@@ -553,6 +554,10 @@
       const int mA = mA0 + 16 * j;
       row_a[j] = mA < p.M ? bA * cbr + cro + rA : row_last;
       row_b[j] = mA + 1 < p.M ? bB * cbr + cro + rB : row_last;
+      if constexpr (UP2) {
+        row_a[j] = 4 * row_a[j] - 2 * (row_a[j] & (p.Win - 1)) + up2_row0;
+        row_b[j] = 4 * row_b[j] - 2 * (row_b[j] & (p.Win - 1)) + up2_row0;
+      }
       if constexpr (VEC) { if (j == 0) { bo_walk = odd_lane ? bB : bA; ro_walk = odd_lane ? rB : rA; } }
       rA += 16;
       if (rA >= rpb) { rA -= rpb; ++bA; }
diff --git a/sduss_amd/csrc/gemm_dispatch.cpp b/sduss_amd/csrc/gemm_dispatch.cpp
--- a/sduss_amd/csrc/gemm_dispatch.cpp
+++ b/sduss_amd/csrc/gemm_dispatch.cpp
@@ -553,8 +553,61 @@
   return 0;
 }
 
-}
-
+int launch_conv_up2(hipStream_t s, const GemmArgs& a);
+int launch_up2_pack(hipStream_t s, const void* w, int N, int Cin, void* wp);
+int conv_up2_lds_bytes(int width);
+
+static int conv_up2_serves(const mx_gemm_desc* d) {
+  if (!d || d->n_segs != 0 || d->stride != 1 || d->up != 1 || d->vhalo != 0 || d->corner_patch != 0) return 0;
+  if (d->Cin <= 0 || d->Cin % 64 != 0 || d->Cin > 8192 || d->K != 9 * d->Cin || d->cin_valid != 0) return 0;
+  if (d->N <= 0 || d->N % 160 != 0) return 0;
+  if (d->B <= 0 || d->Hin <= 0 || d->Win <= 0 || d->Hout != 2 * d->Hin || d->Wout != 2 * d->Win) return 0;
+  if ((long)d->B * d->Hout * d->Wout != d->M || (long)d->Hin * d->Win % 256 != 0) return 0;
+  if (d->flags != 0 || d->gate || d->out_scale != 0.f || d->splitk > 1) return 0;
+  if (d->rows_per_batch != 0 && d->rows_per_batch != d->Hout * d->Wout) return 0;
+  if (d->residual || d->rowbias || d->gn_part_out) return 0;
+  if (d->ldc % 8 != 0 || ((uintptr_t)d->c & 15) != 0) return 0;
+  return conv_up2_lds_bytes(d->Win);
+}
+
+static int run_conv_up2(void* stream, const mx_gemm_desc* d, const void* wp) {
+  MX_CHECK(d != nullptr, "conv3x3_up2: null descriptor");
+  MX_CHECK(conv_up2_serves(d) > 0, "conv3x3_up2: the descriptor is not served (mx_conv3x3_up2_serves); run mx_conv3x3");
+  if (int rc = validate(d, true)) return rc;
+  MX_CHECK(wp != nullptr && ((uintptr_t)wp & 15) == 0, "conv3x3_up2: the phase weights (mx_conv3x3_up2_pack) must be 16-byte aligned");
+  MX_CHECK(!d->stats_out && !d->ln_final_out, "conv3x3_up2: no row statistics");
+  MX_CHECK(4L * d->N * 7 * d->Cin < 2147483647L, "conv3x3_up2: phase weights exceed 32-bit indexing");
+  GemmRoute r;
+  r.bn = 160; r.rows = 256;
+  GemmArgs a;
+  fill_args(d, true, r, a);
+  a.M = d->B * d->Hin * d->Win; a.rows_per_batch = 0; a.w = (const bf16_t*)wp; a.K = 7 * d->Cin;
+  hipStream_t s = (hipStream_t)stream;
+  if (prof_enabled()) {
+    const double kk = 9.0 * d->Cin, Mt = (double)d->M;
+    prof_begin(s, PROF_CONV_V2_160, 2.0 * Mt * (double)d->N * kk, 2.0 * ((double)a.M * d->Cin + (double)d->N * d->K + Mt * d->N), d->M, d->N, (int)kk);
+  }
+  MX_CHECK(launch_conv_up2(s, a) == 0, "conv3x3_up2: no instantiation for this image width");
+  prof_end(s);
+  MX_LAUNCH_CHECK();
+  return 0;
+}
+
+static int run_up2_pack(void* stream, const void* w, int N, int Cin, void* wp) {
+  MX_CHECK(w && wp && N > 0 && Cin > 0, "conv3x3_up2_pack: bad arguments");
+  MX_CHECK((((uintptr_t)w | (uintptr_t)wp) & 15) == 0, "conv3x3_up2_pack: operand pointers must be 16-byte aligned");
+  MX_CHECK(4L * N * 7 * Cin < 2147483647L, "conv3x3_up2_pack: phase weights exceed 32-bit indexing");
+  MX_CHECK(launch_up2_pack((hipStream_t)stream, w, N, Cin, wp) == 0, "conv3x3_up2_pack: launch failed");
+  MX_LAUNCH_CHECK();
+  return 0;
+}
+
+}
+
+extern "C" size_t mx_conv3x3_up2_pack_bytes(int N, int Cin) { return N > 0 && Cin > 0 ? (size_t)4 * N * 7 * Cin * 2 : 0; }
+extern "C" int mx_conv3x3_up2_pack(void* stream, const void* w, int N, int Cin, void* wp) { return mx::run_up2_pack(stream, w, N, Cin, wp); }
+extern "C" int mx_conv3x3_up2_serves(const mx_gemm_desc* d) { return mx::conv_up2_serves(d); }
+extern "C" int mx_conv3x3_up2(void* stream, const mx_gemm_desc* d, const void* wp) { return mx::run_conv_up2(stream, d, wp); }
 extern "C" int mx_conv3x3_halo_serves(const mx_gemm_desc* d) { return mx::conv_halo_serves(d); }
 extern "C" int mx_conv3x3_halo(void* stream, const mx_gemm_desc* d) { return mx::run_conv_halo(stream, d, false); }
 extern "C" int mx_conv3x3_halfrow_serves(const mx_gemm_desc* d) { return mx::conv_halfrow_serves(d); }
diff --git a/sduss_amd/csrc/unet_sdxl.cpp b/sduss_amd/csrc/unet_sdxl.cpp
--- a/sduss_amd/csrc/unet_sdxl.cpp
+++ b/sduss_amd/csrc/unet_sdxl.cpp
@@ -58,8 +58,47 @@
     }
     ctx_store.clear();
   }
-  ~mx_unet() { ctx_clear(); }
+  struct Up2Pack { std::string prefix; int C = 0; void* wp = nullptr; };
+  std::vector<Up2Pack> up2;
+  void up2_clear() {
+    for (auto& e : up2) if (e.wp) (void)hipFree(e.wp);
+    up2.clear();
+  }
+  const void* up2_find(const std::string& prefix, int Cin, int Cout) const {
+    for (const auto& e : up2) if (e.C == Cin && e.C == Cout && e.prefix == prefix) return e.wp;
+    return nullptr;
+  }
+  int up2_build();
+  ~mx_unet() { ctx_clear(); up2_clear(); }
 };
+
+int mx_unet::up2_build() {
+  const bool had = !up2.empty();
+  if (had) (void)hipDeviceSynchronize();
+  up2_clear();
+  hipPointerAttribute_t at;
+  if (hipPointerGetAttributes(&at, weights.blob) != hipSuccess) { (void)hipGetLastError(); return 0; }
+  if (at.type != hipMemoryTypeDevice) return 0;
+  const int nlev = cfg.n_levels;
+  for (int i = 0; i + 1 < nlev; ++i) {
+    const int C = cfg.block_out_channels[nlev - 1 - i];
+    const std::string prefix = "up_blocks." + std::to_string(i) + ".upsamplers.0.conv";
+    mx_gemm_desc d; std::memset(&d, 0, sizeof(d));
+    d.c = (void*)(uintptr_t)16; d.ldc = C; d.B = 1; d.Hin = 8; d.Win = 32; d.Hout = 16; d.Wout = 64; d.Cin = C; d.N = C; d.K = 9 * C;
+    d.M = d.Hout * d.Wout; d.stride = 1; d.up = 1;
+    if (!mx_conv3x3_up2_serves(&d)) continue;
+    std::string e;
+    const void* w = weights.find(prefix + ".weight", (size_t)C * 9 * C * 2, e);
+    if (!w) continue;
+    Up2Pack pk; pk.prefix = prefix; pk.C = C;
+    MX_CHECK(hipMalloc(&pk.wp, mx_conv3x3_up2_pack_bytes(C, C)) == hipSuccess, "unet_set_weights: out of device memory for the upsamplers' phase weights");
+    up2.push_back(pk);
+    MX_HIP(hipDeviceSynchronize());
+    if (mx_conv3x3_up2_pack(nullptr, w, C, C, pk.wp)) return 1;
+    MX_HIP(hipStreamSynchronize(nullptr));
+  }
+  return 0;
+}
 
 namespace {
· · · ·
TASK DETAILS.
Show each line of the material above where "diff" occurs.

ANSWER BOX.
diff --git a/sduss_amd/csrc/gemm_dispatch.cpp b/sduss_amd/csrc/gemm_dispatch.cpp
diff --git a/sduss_amd/csrc/unet_sdxl.cpp b/sduss_amd/csrc/unet_sdxl.cpp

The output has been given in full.